Lucifer goes away, troubled by what he has seen. He decides to turn the Flames Of Hell up and make the place even hotter. The souls of Hell scream in pain.

He goes on his rounds again and comes across the two Scots, still grinning happily.

"Why are you two so happy?" inquires Lucifer, "I've just turned the Flames of Hell up, and you're supposed to be screaming in pain."

"We're from Scotland," says one Scot, "It's always cold, wet and windy there. It's lovely and warm here, and we like it".

Lucifer is getting mad. He decides to turn the Flames of Hell on full. The souls of Hell howl in pain.

He goes on his rounds again and comes across the two Scots, still grinning happily.

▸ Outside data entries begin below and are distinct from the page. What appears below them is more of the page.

## Store switching keys at rest as f64 bit patterns to skip per-use conversion

Switching keys (relin, galois, hoisted rotation) are converted once after creation or import into f64 bit patterns. Key-switch kernels can then reinterpret the loaded words directly instead of doing u2d (an OR plus a subtract) on every load. Export and wire-pack convert the keys back to u64 words in a temporary buffer. The change also drops the extra BIG-mode reductions in the prologue, and the non-VC bconv_cols launch now uses template variant 2. Together these touch key storage format, the kernels and the serialization paths, so any path that reads key->d as raw u64 without going through the new conversion would be wrong.

```diff
diff --git a/aes-fhe_amd/csrc/engine.hip b/aes-fhe_amd/csrc/engine.hip
--- a/aes-fhe_amd/csrc/engine.hip
+++ b/aes-fhe_amd/csrc/engine.hip
@@ -880,6 +880,22 @@
     return k;
 }
 
+static bool key_rests_f64(const aesfhe_key* k) { return k->kind == 2 || k->kind == 3 || k->kind == 5; }
+static void key_to_rest(aesfhe_engine* e, aesfhe_key* k) {
+    if (!key_rests_f64(k)) return;
+    const long n = (long)(k->bytes / 8);
+    hipLaunchKernelGGL(k_key_rest, dim3((unsigned)((n + 255) / 256)), dim3(256), 0, e->stream, k->d, n);
+    HIPC(hipGetLastError());
+}
+static const u64* key_u64_words(aesfhe_engine* e, const aesfhe_key* k, Tmp& tmp) {
+    if (!key_rests_f64(k)) return k->d;
+    const long n = (long)(k->bytes / 8);
+    tmp = Tmp(e, (size_t)n);
+    hipLaunchKernelGGL(k_key_words, dim3((unsigned)((n + 255) / 256)), dim3(256), 0, e->stream, (const u64*)k->d, tmp.p, n);
+    HIPC(hipGetLastError());
+    return tmp.p;
+}
+
 static void sample_small_ntt(aesfhe_engine* e, u64* dst, int nprimes, u64 key, int kind) {
     Span s = span_s(dst, 0, nprimes, std::min(nprimes, e->Lp1), 0, e->Lp1);
     s.pstride = (long)nprimes * e->N;
@@ -934,6 +950,7 @@
         hipLaunchKernelGGL(k_key_combine, dim3(N / 256, np), dim3(256), 0, e->stream, (const u64*)ka, starget, et.p, sprime, e->pmod, lo, hi, kb, e->q, e->qinv, e->logN);
     }
     HIPC(hipGetLastError());
+    key_to_rest(e, k);
     return k;
 }
 static aesfhe_key* make_ksk(aesfhe_engine* e, const aesfhe_key* sk, const u64* sprime, int kind, u64 g,
@@ -1075,7 +1092,8 @@
     *keyseed = k->keyseed;
     *words = (int64_t)(k->bytes / 8);
     if (out) {
-        HIPC(hipMemcpyAsync(out, k->d, k->bytes, hipMemcpyDeviceToHost, e->stream));
+        Tmp words;
+        HIPC(hipMemcpyAsync(out, key_u64_words(e, k, words), k->bytes, hipMemcpyDeviceToHost, e->stream));
         HIPC(hipStreamSynchronize(e->stream));
     }
     API_END
@@ -1097,6 +1115,7 @@
     k->keyseed = keyseed;
     k->ndig = ndig;
     HIPC(hipMemcpyAsync(k->d, in, want * 8, hipMemcpyHostToDevice, e->stream));
+    key_to_rest(e, k);
     HIPC(hipStreamSynchronize(e->stream));
     *out = k;
     API_END
@@ -1861,7 +1880,7 @@
         throw_err(AESFHE_EUNSUPPORTED, "fused base conversion with a missing table");
     const dim3 g((unsigned)(16 * nz * ntile));
     const Tabs T = e->tabs();
-#define BCC(S) hipLaunchKernelGGL((k_bconv_cols<S, true, VC, 1>), g, dim3(256), 0, e->stream, a, T, ntile)
+#define BCC(S) hipLaunchKernelGGL((k_bconv_cols<S, true, VC, VC ? 1 : 2>), g, dim3(256), 0, e->stream, a, T, ntile)
     switch (nstep) {
         case 1: BCC(1); break;
         case 2: BCC(2); break;
diff --git a/aes-fhe_amd/csrc/ext/engine_ext.hip b/aes-fhe_amd/csrc/ext/engine_ext.hip
--- a/aes-fhe_amd/csrc/ext/engine_ext.hip
+++ b/aes-fhe_amd/csrc/ext/engine_ext.hip
@@ -313,7 +313,8 @@
         for (u64 x = 1;; x = x * k->galois % M)
             if (x * k->galois % M == 1) { gal = x; break; }
     }
-    wire_pack_run(e, h, s, k->d, target ? target->d : nullptr, gal, dst);
+    Tmp words;
+    wire_pack_run(e, h, s, key_u64_words(e, k, words), target ? target->d : nullptr, gal, dst);
     API_END
 }
 
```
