# sevagh/Zen

Hardware: AMD Instinct MI355X
Metric: hops/sec (1024-hop HPR, 44.1 kHz mono) (higher is better)
Workload: dtype f32

## Files before the change

### zen_amd/blockrun/blockrun_kernel.hip

```cpp
#include "../csrc/common.h"
#include "../csrc/fft_dev.h"
#include "../csrc/masks.h"
#include "../csrc/median47_core.h"
#include "../csrc/median_net.h"
#include "blockrun_kernel.h"
#include "blockrun_first_pass.h"

#pragma clang fp contract(off)

namespace zen_blockrun {
namespace {

using zen_hip_impl::hard_mask_exact;
using PL = zfft::Plan<12>;
constexpr int N = PL::N, TF = PL::TF;
static_assert(N == NFFT && TF == 256 && HOP == 4 * TF, "four samples of a hop per thread");

constexpr int MID = TAPS / 2, MID_AL = 24, IMG_END = 255 * 16 + 64;
__device__ __forceinline__ int img_addr(int g) { return (g >> 4) * zm47::RSTR + (g & 15); }
constexpr int MIR_LO = 56, MIR_HI = 39;
static_assert(N - MIR_LO <= 16 * 254 - 24 && N / 2 + MIR_HI >= 16 * 128 + 39, "blocks 254 / 255 and 126 .. 128 read written columns");
constexpr int PC_WORD = 5184, PC_TAIL = 2052, EDGE_WORD = PC_WORD + PC_TAIL + 512 + 4;
static_assert((EDGE_WORD + 256) * 4 <= PL::LDS_FLOAT2 * 8, "lean layout must fit in the frame image");
constexpr int KEEP_WORD = PL::LDS_FLOAT2 * 2, CARRY_WORD = KEEP_WORD + HOP, WIN_WORD = CARRY_WORD + HOP;
constexpr size_t LDS_BYTES = (size_t)(WIN_WORD + 2 * HOP) * 4;
static_assert(LDS_BYTES <= LDS_BYTES_MAX, "three workgroups per CU");

__device__ __forceinline__ void lds_barrier()
{
	asm volatile("s_waitcnt lgkmcnt(0)\n\ts_barrier" ::: "memory");
}

struct TwGlobal32 {
	static constexpr bool PLAIN = true;
	static constexpr bool PACKED = true;
	const float2* __restrict__ p;
	__device__ __forceinline__ float2 get(int, int, int, int idx) const
	{
		return *reinterpret_cast<const float2*>(reinterpret_cast<const char*>(p) + (unsigned)(idx << 3));
	}
};

struct Spec {
	float2 S[16];
};

struct FwdInPre {
	float x[8], w[8];
	__device__ __forceinline__ float2 operator()(int, int slot) const { return make_float2(x[slot] * w[slot], 0.0f); }
};

struct FwdOut {
	Spec* r;
	int* img;
	__device__ __forceinline__ void operator()(int idx, float2 X, bool lower, int slot) const
	{
		r->S[slot] = X;
		if (lower || idx == (N >> 1)) {
			const float m = zfft::cabs_exact(X.x, X.y);
			const int key = __float_as_int(m);
			constexpr int CH = (TF / 16) * zm47::RSTR;
			const int tfl = idx - slot * TF;
			img[img_addr(tfl + MID_AL) + slot * CH] = key;
			if (slot == 0 && tfl >= 1 && tfl <= MIR_LO)
				img[img_addr(N - tfl + MID_AL)] = key;
			if (slot == 7 && tfl >= TF - MIR_HI)
				img[img_addr(N - 7 * TF - tfl + MID_AL)] = key;
		}
	}
};

struct InvIn {
	const Spec* r;
	const int* img;
	const float* pc;
	double thr;
	__device__ __forceinline__ float2 operator()(int idx, int slot) const
	{
		const int lo = slot * TF, hi = lo + TF - 1;
		int pi;
		if (hi <= N / 2)
			pi = idx;
		else if (lo > N / 2 && hi < N - MID)
			pi = N - idx;
		else
			pi = (idx > N / 2 && idx < N - MID) ? N - idx : (idx > N / 2 ? idx - (N - 512) + PC_TAIL : idx);
		const int g0 = hi <= N / 2 ? idx + 24 - slot * TF : TF + 24 - (idx - slot * TF);
		const float mag = __int_as_float(img[(g0 >> 4) * 20 + (g0 & 15) + (hi <= N / 2 ? slot : 15 - slot) * (TF / 16) * 20]);
		const float2 z = r->S[slot];
		const float m = hard_mask_exact(pc[pi], mag + FLT_EPSILON, thr);
		return make_float2(z.x * m, z.y * m);
	}
};

struct InvOut {
	float* Y;
	float* out;
	float* carry;
	float cola;
	__device__ __forceinline__ void operator()(int idx, float2 x, bool, int slot) const
	{
		const float y = x.x * cola;
		ZH_CHK(Y + idx, 1);
		Y[idx] = y;
		if (slot < 4) {
			ZH_CHK(out + idx, 1);
			out[idx] = carry[(slot & 3) * TF] + y;
		}
		else {
			carry[(slot & 3) * TF] = y;
		}
	}
};

template <bool SYM>
__device__ __forceinline__ void run_body(const RunArgs& a)
{
	extern __shared__ float2 lds[];
	int* img = reinterpret_cast<int*>(lds);
	float* Prow = reinterpret_cast<float*>(img + PC_WORD);
	const int tf = (int)threadIdx.x;
	float* keep = reinterpret_cast<float*>(img + KEEP_WORD) + tf;
	float* carry = reinterpret_cast<float*>(img + CARRY_WORD) + tf;
	float* win = reinterpret_cast<float*>(img + WIN_WORD) + tf;

	int s, f0, len;
	zen_blockrun_run(&a.part, (int)blockIdx.x, &s, &f0, &len);
	if (s >= a.n_streams || f0 + len > a.n_frames)
		return;
	const float* cur = a.in + (long long)s * a.in_stride + (long long)f0 * HOP;
	float* Yrow = a.Y + (long long)s * a.y_stream_stride + (long long)f0 * (2 * HOP);
	float* orow = a.out + (long long)s * a.out_stride + (long long)f0 * HOP;

	if (a.prev_frames > 0) {
		const int fc = a.prev_frames - 1 < a.n_frames - 1 ? a.prev_frames - 1 : a.n_frames - 1;
		if (fc >= f0 && fc < f0 + len) {
			const float* y = a.Y + (long long)s * a.y_stream_stride + (long long)(a.prev_frames - 1) * (2 * HOP) + HOP;
			float v[4];
#pragma unroll
			for (int i = 0; i < 4; ++i) {
				ZH_CHK(y + tf + i * TF, 1);
				v[i] = y[tf + i * TF];
			}
#pragma unroll
			for (int i = 0; i < 4; ++i) {
				ZH_CHK(a.carry + ((long long)s * HOP + tf + i * TF), 1);
				a.carry[(long long)s * HOP + tf + i * TF] = v[i];
			}
		}
	}
	float nx[4];
	{
		const float* pv = f0 > 0 ? cur - HOP : a.tail_prev + (long long)s * HOP;
		float p[4], w[8];
#pragma unroll
		for (int m = 0; m < 4; ++m) {
			ZH_CHK(pv + m * TF + tf, 1);
			ZH_CHK(cur + m * TF + tf, 1);
			p[m] = pv[m * TF + tf];
			nx[m] = cur[m * TF + tf];
		}
#pragma unroll
		for (int m = 0; m < 8; ++m) {
			ZH_CHK(a.window + m * TF + tf, 1);
			w[m] = a.window[m * TF + tf];
		}
#pragma unroll
		for (int m = 0; m < 4; ++m) {
			keep[m * TF] = p[m];
			carry[m * TF] = 0.0f;
		}
#pragma unroll
		for (int m = 0; m < 8; ++m)
			win[m * TF] = w[m];
	}
	if (tf == 0) {
		ZH_CHK(a.need + ((long long)s * a.n_frames + f0), 1);
		a.need[(long long)s * a.n_frames + f0] = 1u;
	}

	const int tf_run = tf;
	for (int k = 0; k < len; ++k) {
		const int f = f0 + k;
		int tf = tf_run, tw_off = 0;
		asm volatile("" : "+v"(tf));
		tf &= TF - 1;
		asm volatile("" : "+s"(tw_off));
		const float2* tw = a.tw + tw_off;
		float* keep = reinterpret_cast<float*>(img + KEEP_WORD) + tf;
		float* carry = reinterpret_cast<float*>(img + CARRY_WORD) + tf;
		float* win = reinterpret_cast<float*>(img + WIN_WORD) + tf;
		Spec r;
		{
			FwdInPre pre;
#pragma unroll
			for (int m = 0; m < 4; ++m) {
				pre.x[m] = keep[m * TF];
				pre.x[4 + m] = nx[m];
			}
#pragma unroll
			for (int m = 0; m < 8; ++m)
				pre.w[m] = win[m * TF];
#pragma unroll
			for (int m = 0; m < 4; ++m)
				keep[m * TF] = nx[m];
			if (f == a.n_frames - 1) {
				float* tail = a.tail_next + (long long)s * HOP;
#pragma unroll
				for (int m = 0; m < 4; ++m) {
					ZH_CHK(tail + m * TF + tf, 1);
					tail[m * TF + tf] = nx[m];
				}
			}
			FwdOut out;
			out.r = &r;
			out.img = img;
			{
				float p[8];
#pragma unroll
				for (int m = 0; m < 8; ++m)
					p[m] = pre.x[m] * pre.w[m];
				float2 Y0[16];
				first_pass16<true, SYM>(p, a.tw16, a.tw8, a.tw3_16, Y0);
#pragma unroll
				for (int c = 0; c < 16; ++c)
					lds[PL::pad_off(tf, c * (N / 16))] = Y0[c];
				zfft::frame_sync<TF>();
			}
			zfft::PassRunner<12, 1, false, true, false, FwdInPre, FwdOut, false, TwGlobal32>::run(tf, lds, TwGlobal32{tw}, pre, out, true);
		}
		lds_barrier();
		if (f >= a.n_frames - a.keep_mag_rows) {
			float* mag = a.mag + (((a.row0 + f) % a.ring_rows) + (long long)s * a.ring_rows) * N;
			for (int g = tf; g < N; g += TF) {
				ZH_CHK(mag + g, 1);
				mag[g] = __int_as_float(img[img_addr((g <= N / 2 ? g : N - g) + MID_AL)]);
			}
		}
		{
			const int v0 = img[img_addr(MID_AL)], v1 = img[img_addr(N - 1 + MID_AL)];
			for (int g = tf; g < MID_AL; g += TF)
				img[img_addr(g)] = v0;
			for (int g = N + MID_AL + tf; g < IMG_END; g += TF)
				img[img_addr(g)] = v1;
		}
		lds_barrier();
		{
			int(*edge)[64] = reinterpret_cast<int(*)[64]>(img + EDGE_WORD);
			const int lane = tf & 63, wave = __builtin_amdgcn_readfirstlane(tf >> 6);
			const int blk = wave < 2 ? tf : (lane < 32 ? 128 + lane : 192 + lane);
			zm47::Pieces pc;
			if (wave < 3)
				zm47::m47_sort_and_publish(img, edge, blk, lane, wave, tf == 0, blk == 255, pc);
			lds_barrier();
			if (wave < 3) {
				int o[16];
				zm47::m47_select(img, edge, blk, wave, pc, o);
				const int at = blk >= 224 ? PC_TAIL + (blk - 224) * 16 : blk * 16;
				if (blk <= 127 || blk >= 224) {
#pragma unroll
					for (int v = 0; v < 4; ++v)
						*reinterpret_cast<int4*>(&Prow[at + 4 * v]) = make_int4(o[4 * v], o[4 * v + 1], o[4 * v + 2], o[4 * v + 3]);
				}
				else if (blk == 128) {
					*reinterpret_cast<int4*>(&Prow[at]) = make_int4(o[0], o[1], o[2], o[3]);
				}
			}
		}
		lds_barrier();
		cur += HOP;
		if (k + 1 < len) {
#pragma unroll
			for (int m = 0; m < 4; ++m) {
				ZH_CHK(cur + m * TF + tf, 1);
				nx[m] = cur[m * TF + tf];
			}
		}
		{
			asm volatile("" : "+v"(tf));
			asm volatile("" : "+s"(tw_off));
			tf &= TF - 1;
			tw = a.tw + tw_off;
			carry = reinterpret_cast<float*>(img + CARRY_WORD) + tf;
			InvIn in;
			in.r = &r;
			in.img = img;
			in.pc = Prow;
			in.thr = a.thr;
			InvOut out;
			out.Y = Yrow;
			out.out = orow;
			out.carry = carry;
			out.cola = a.cola;
			zfft::PassRunner<12, 0, true, false, true, InvIn, InvOut, true, TwGlobal32>::run(tf, lds, TwGlobal32{tw}, in, out, true);
		}
		Yrow += 2 * HOP;
		orow += HOP;
	}
}

__global__ __launch_bounds__(256, 3) void blockrun_kernel(RunArgs a) { run_body<true>(a); }
__global__ __launch_bounds__(256, 3) void blockrun_kernel_plain_table(RunArgs a) { run_body<false>(a); }

__global__ __launch_bounds__(256) void blockrun_fixup_kernel(RunArgs a)
{
	const long long total = (long long)a.n_streams * a.n_frames;
	const long long item = (long long)blockIdx.x * 4 + (threadIdx.x >> 6);
	const int lane = threadIdx.x & 63;
	if (item >= total)
		return;
	ZH_CHK(a.need + item, 1);
	if (!a.need[item])
		return;
	const int s = (int)(item / a.n_frames), f = (int)(item - (long long)s * a.n_frames);
	const float* Y = a.Y + (long long)s * a.y_stream_stride + (long long)f * (2 * HOP);
	const float* prev = f == 0 ? a.carry + (long long)s * HOP : Y - HOP;
	float* o = a.out + (long long)s * a.out_stride + (long long)f * HOP;
	if (((reinterpret_cast<uintptr_t>(o) | reinterpret_cast<uintptr_t>(prev) | reinterpret_cast<uintptr_t>(Y)) & 15) == 0) {
		float4 p[HOP / 256], y[HOP / 256];
#pragma unroll
		for (int i = 0; i < HOP / 256; ++i) {
			const int k = i * 256 + lane * 4;
			ZH_CHK(prev + k, 4);
			ZH_CHK(Y + k, 4);
			p[i] = *reinterpret_cast<const float4*>(prev + k);
			y[i] = *reinterpret_cast<const float4*>(Y + k);
		}
#pragma unroll
		for (int i = 0; i < HOP / 256; ++i) {
			const int k = i * 256 + lane * 4;
			ZH_CHK(o + k, 4);
			*reinterpret_cast<float4*>(o + k) = make_float4(p[i].x + y[i].x, p[i].y + y[i].y, p[i].z + y[i].z, p[i].w + y[i].w);
		}
	}
	else {
		for (int k = lane; k < HOP; k += 64) {
			ZH_CHK(o + k, 1);
			ZH_CHK(prev + k, 1);
			ZH_CHK(Y + k, 1);
			o[k] = prev[k] + Y[k];
		}
	}
	if (lane == 0)
		a.need[item] = 0u;
}

}

size_t run_kernel_lds_bytes() { return LDS_BYTES; }

int launch_run(const RunArgs& a, hipStream_t stream)
{
	const long long runs = (long long)a.n_streams * a.part.runs_per_stream;
	if (a.tw_symmetric)
		hipLaunchKernelGGL(blockrun_kernel, dim3((unsigned)runs), dim3(TF), LDS_BYTES, stream, a);
	else
		hipLaunchKernelGGL(blockrun_kernel_plain_table, dim3((unsigned)runs), dim3(TF), LDS_BYTES, stream, a);
	ZH_HIP(hipGetLastError());
	return ZEN_HIP_OK;
}

int launch_fixup(const RunArgs& a, hipStream_t stream)
{
	const long long total = (long long)a.n_streams * a.n_frames;
	hipLaunchKernelGGL(blockrun_fixup_kernel, dim3((unsigned)((total + 3) / 4)), dim3(256), 0, stream, a);
	ZH_HIP(hipGetLastError());
	return ZEN_HIP_OK;
}

}
```

Measured before the change: 59.56 million.

## Replace edge-block median sorting with wave-ballot threshold counting for mask bits

The third wave no longer runs the full 47-tap median sort/select for the edge blocks (Nyquist and tail columns). Instead it computes, per output, a threshold key from the magnitude and uses wave ballots plus popcounts to decide whether the median reaches that threshold, writing a 0/1 mask value directly. The inverse-FFT input then uses this precomputed value as the mask for those edge bins. This cuts sort work and select work for wave 2, and the Nyquist magnitude write moves to a separate slot-8 path. The cost is subtle exactness logic around thresholds and infinities.

```diff
diff --git a/zen_amd/blockrun/blockrun_edge_count.h b/zen_amd/blockrun/blockrun_edge_count.h
--- /dev/null
+++ b/zen_amd/blockrun/blockrun_edge_count.h
@@ -0,0 +1,89 @@
+#pragma once
+#include <hip/hip_runtime.h>
+
+#include <cfloat>
+#include <cmath>
+#include <cstring>
+
+#pragma clang fp contract(off)
+
+namespace zen_blockrun {
+
+constexpr int EDGE_OUTPUTS = 24;
+constexpr int EDGE_KEY_INF = 0x7f800000;
+constexpr int EDGE_KEY_NONE = 0x7fffffff;
+constexpr int EDGE_IMG_COL0 = 24, EDGE_IMG_RSTR = 20;
+constexpr unsigned long long EDGE_LANES_A = (2ull << 46) - 2;
+constexpr unsigned long long EDGE_LANES_B = (2ull << 23) - 2;
+
+__device__ __forceinline__ int edge_img_addr(int col)
+{
+	const int g = col + EDGE_IMG_COL0;
+	return (g >> 4) * EDGE_IMG_RSTR + (g & 15);
+}
+
+__device__ __forceinline__ int edge_bits_of(float f)
+{
+	int i;
+	memcpy(&i, &f, sizeof(i));
+	return i;
+}
+__device__ __forceinline__ float edge_float_of(int i)
+{
+	float f;
+	memcpy(&f, &i, sizeof(f));
+	return f;
+}
+
+__device__ __forceinline__ int edge_threshold_key(double thr, int mag_key)
+{
+	const float d = edge_float_of(mag_key) + FLT_EPSILON;
+	const double t = thr * (double)d;
+	const float r = (float)t;
+	const int kr = edge_bits_of(r);
+	const int k = (double)r > t ? kr : (int)((unsigned)kr + 1u);
+	return t < (double)INFINITY ? k : EDGE_KEY_NONE;
+}
+
+__device__ __forceinline__ bool edge_count_reaches(unsigned long long m, int j)
+{
+	if (j == 0)
+		return __builtin_popcountll(m & EDGE_LANES_B) >= 12;
+	const unsigned long long lanes = (2ull << (j + 23)) - 2;
+	return __builtin_popcountll(m & lanes) + (24 - j) * (int)((m >> 1) & 1) >= 24;
+}
+
+template <class Wave>
+__device__ __forceinline__ unsigned edge_count_bits(const Wave& w)
+{
+	unsigned bits = 0;
+#pragma unroll
+	for (int j = 0; j < EDGE_OUTPUTS; ++j)
+		bits |= (unsigned)edge_count_reaches(w.ge(j == 0, w.threshold(j)), j) << j;
+	const unsigned long long na = w.ge(false, EDGE_KEY_INF + 1), nb = w.ge(true, EDGE_KEY_INF + 1);
+	if (((na & EDGE_LANES_A) | (nb & EDGE_LANES_B)) != 0) {
+#pragma unroll
+		for (int j = 0; j < EDGE_OUTPUTS; ++j)
+			bits &= ~((unsigned)edge_count_reaches(j == 0 ? nb : na, j) << j);
+	}
+	return bits;
+}
+
+#if defined(__HIPCC__)
+struct EdgeWave {
+	int a, b, k;
+	__device__ __forceinline__ unsigned long long ge(bool from_b, int K) const { return __builtin_amdgcn_ballot_w64((from_b ? b : a) >= K); }
+	__device__ __forceinline__ int threshold(int j) const { return __builtin_amdgcn_readlane(k, j); }
+};
+
+__device__ __forceinline__ unsigned edge_count_wave(const int* img, int lane, double thr, int n_half)
+{
+	EdgeWave w;
+	w.a = img[edge_img_addr(lane)];
+	w.b = img[edge_img_addr(n_half - lane)];
+	w.k = edge_threshold_key(thr, lane == 0 ? w.b : w.a);
+	return edge_count_bits(w);
+}
+#endif
+
+}
diff --git a/zen_amd/blockrun/blockrun_kernel.hip b/zen_amd/blockrun/blockrun_kernel.hip
--- a/zen_amd/blockrun/blockrun_kernel.hip
+++ b/zen_amd/blockrun/blockrun_kernel.hip
@@ -5,6 +5,7 @@
 #include "../csrc/median_net.h"
 #include "blockrun_kernel.h"
 #include "blockrun_first_pass.h"
+#include "blockrun_edge_count.h"
 
 #pragma clang fp contract(off)
 
@@ -20,6 +21,7 @@
 __device__ __forceinline__ int img_addr(int g) { return (g >> 4) * zm47::RSTR + (g & 15); }
 constexpr int MIR_LO = 56, MIR_HI = 39;
 static_assert(N - MIR_LO <= 16 * 254 - 24 && N / 2 + MIR_HI >= 16 * 128 + 39, "blocks 254 / 255 and 126 .. 128 read written columns");
+static_assert(EDGE_IMG_COL0 == MID_AL && EDGE_IMG_RSTR == zm47::RSTR && EDGE_OUTPUTS == MID + 1, "blockrun_edge_count.h reads this image");
 constexpr int PC_WORD = 5184, PC_TAIL = 2052, EDGE_WORD = PC_WORD + PC_TAIL + 512 + 4;
 static_assert((EDGE_WORD + 256) * 4 <= PL::LDS_FLOAT2 * 8, "lean layout must fit in the frame image");
 constexpr int KEEP_WORD = PL::LDS_FLOAT2 * 2, CARRY_WORD = KEEP_WORD + HOP, WIN_WORD = CARRY_WORD + HOP;
@@ -56,7 +58,11 @@
 	__device__ __forceinline__ void operator()(int idx, float2 X, bool lower, int slot) const
 	{
 		r->S[slot] = X;
-		if (lower || idx == (N >> 1)) {
+		if (slot == 8) {
+			if (__builtin_amdgcn_readfirstlane(idx) < (N >> 1) + 64 && idx == (N >> 1))
+				img[img_addr((N >> 1) + MID_AL)] = __float_as_int(zfft::cabs_exact(X.x, X.y));
+		}
+		else if (lower) {
 			const float m = zfft::cabs_exact(X.x, X.y);
 			const int key = __float_as_int(m);
 			constexpr int CH = (TF / 16) * zm47::RSTR;
@@ -88,7 +94,10 @@
 		const int g0 = hi <= N / 2 ? idx + 24 - slot * TF : TF + 24 - (idx - slot * TF);
 		const float mag = __int_as_float(img[(g0 >> 4) * 20 + (g0 & 15) + (hi <= N / 2 ? slot : 15 - slot) * (TF / 16) * 20]);
 		const float2 z = r->S[slot];
-		const float m = hard_mask_exact(pc[pi], mag + FLT_EPSILON, thr);
+		const float p = pc[pi];
+		float m = hard_mask_exact(p, mag + FLT_EPSILON, thr);
+		if (hi > N / 2 && !(lo > N / 2 && hi < N - MID))
+			m = (idx == N / 2 || idx >= N - MID) ? p : m;
 		return make_float2(z.x * m, z.y * m);
 	}
 };
@@ -248,23 +257,22 @@
 		{
 			int(*edge)[64] = reinterpret_cast<int(*)[64]>(img + EDGE_WORD);
 			const int lane = tf & 63, wave = __builtin_amdgcn_readfirstlane(tf >> 6);
-			const int blk = wave < 2 ? tf : (lane < 32 ? 128 + lane : 192 + lane);
 			zm47::Pieces pc;
-			if (wave < 3)
-				zm47::m47_sort_and_publish(img, edge, blk, lane, wave, tf == 0, blk == 255, pc);
+			if (wave < 3) {
+				zm47::m47_sort_and_publish(img, edge, tf, lane, wave, tf == 0, false, pc);
+			}
+			else {
+				const unsigned bits = edge_count_wave(img, lane, a.thr, N / 2);
+				if (lane < EDGE_OUTPUTS)
+					Prow[lane == 0 ? N / 2 : PC_TAIL + 512 - lane] = (bits >> lane) & 1u ? 1.0f : 0.0f;
+			}
 			lds_barrier();
-			if (wave < 3) {
+			if (wave < 2) {
 				int o[16];
-				zm47::m47_select(img, edge, blk, wave, pc, o);
-				const int at = blk >= 224 ? PC_TAIL + (blk - 224) * 16 : blk * 16;
-				if (blk <= 127 || blk >= 224) {
-#pragma unroll
-					for (int v = 0; v < 4; ++v)
-						*reinterpret_cast<int4*>(&Prow[at + 4 * v]) = make_int4(o[4 * v], o[4 * v + 1], o[4 * v + 2], o[4 * v + 3]);
-				}
-				else if (blk == 128) {
-					*reinterpret_cast<int4*>(&Prow[at]) = make_int4(o[0], o[1], o[2], o[3]);
-				}
+				zm47::m47_select(img, edge, tf, wave, pc, o);
+#pragma unroll
+				for (int v = 0; v < 4; ++v)
+					*reinterpret_cast<int4*>(&Prow[tf * 16 + 4 * v]) = make_int4(o[4 * v], o[4 * v + 1], o[4 * v + 2], o[4 * v + 3]);
 			}
 		}
 		lds_barrier();
```

After: 62.43 million, median of 6. +4.8%, better.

"Why are you two so happy?" rages Lucifer, "I've just turned the Flames of Hell on full, you should be begging for mercy."

"We're from Scotland," says one Scot, "It's always cold, wet and windy there. It's lovely and warm here and we like it."

Lucifer is furious and starts to think and decides to give the Scots a taste of home so he turns the Flames of Hell off. The place goes cold, icicles form on the Hell Caves and the temperature drops to well below freezing.

Lucifer goes on his rounds and comes across the Scots. dancing with joy.

"WHAT!!!" Lucifer explodes, "I have just given you a taste of home, you should be writhing in pain."

"Well, pal," one Scot replies, "Hell has just frozen over........... so that means Scotland have qualified for the World Cup!"


Mad Monk

A guy joins a monastery and takes a vow of silence. He's allowed to say two words every seven years.

After the first seven years, the elders bring him in and ask for his two words.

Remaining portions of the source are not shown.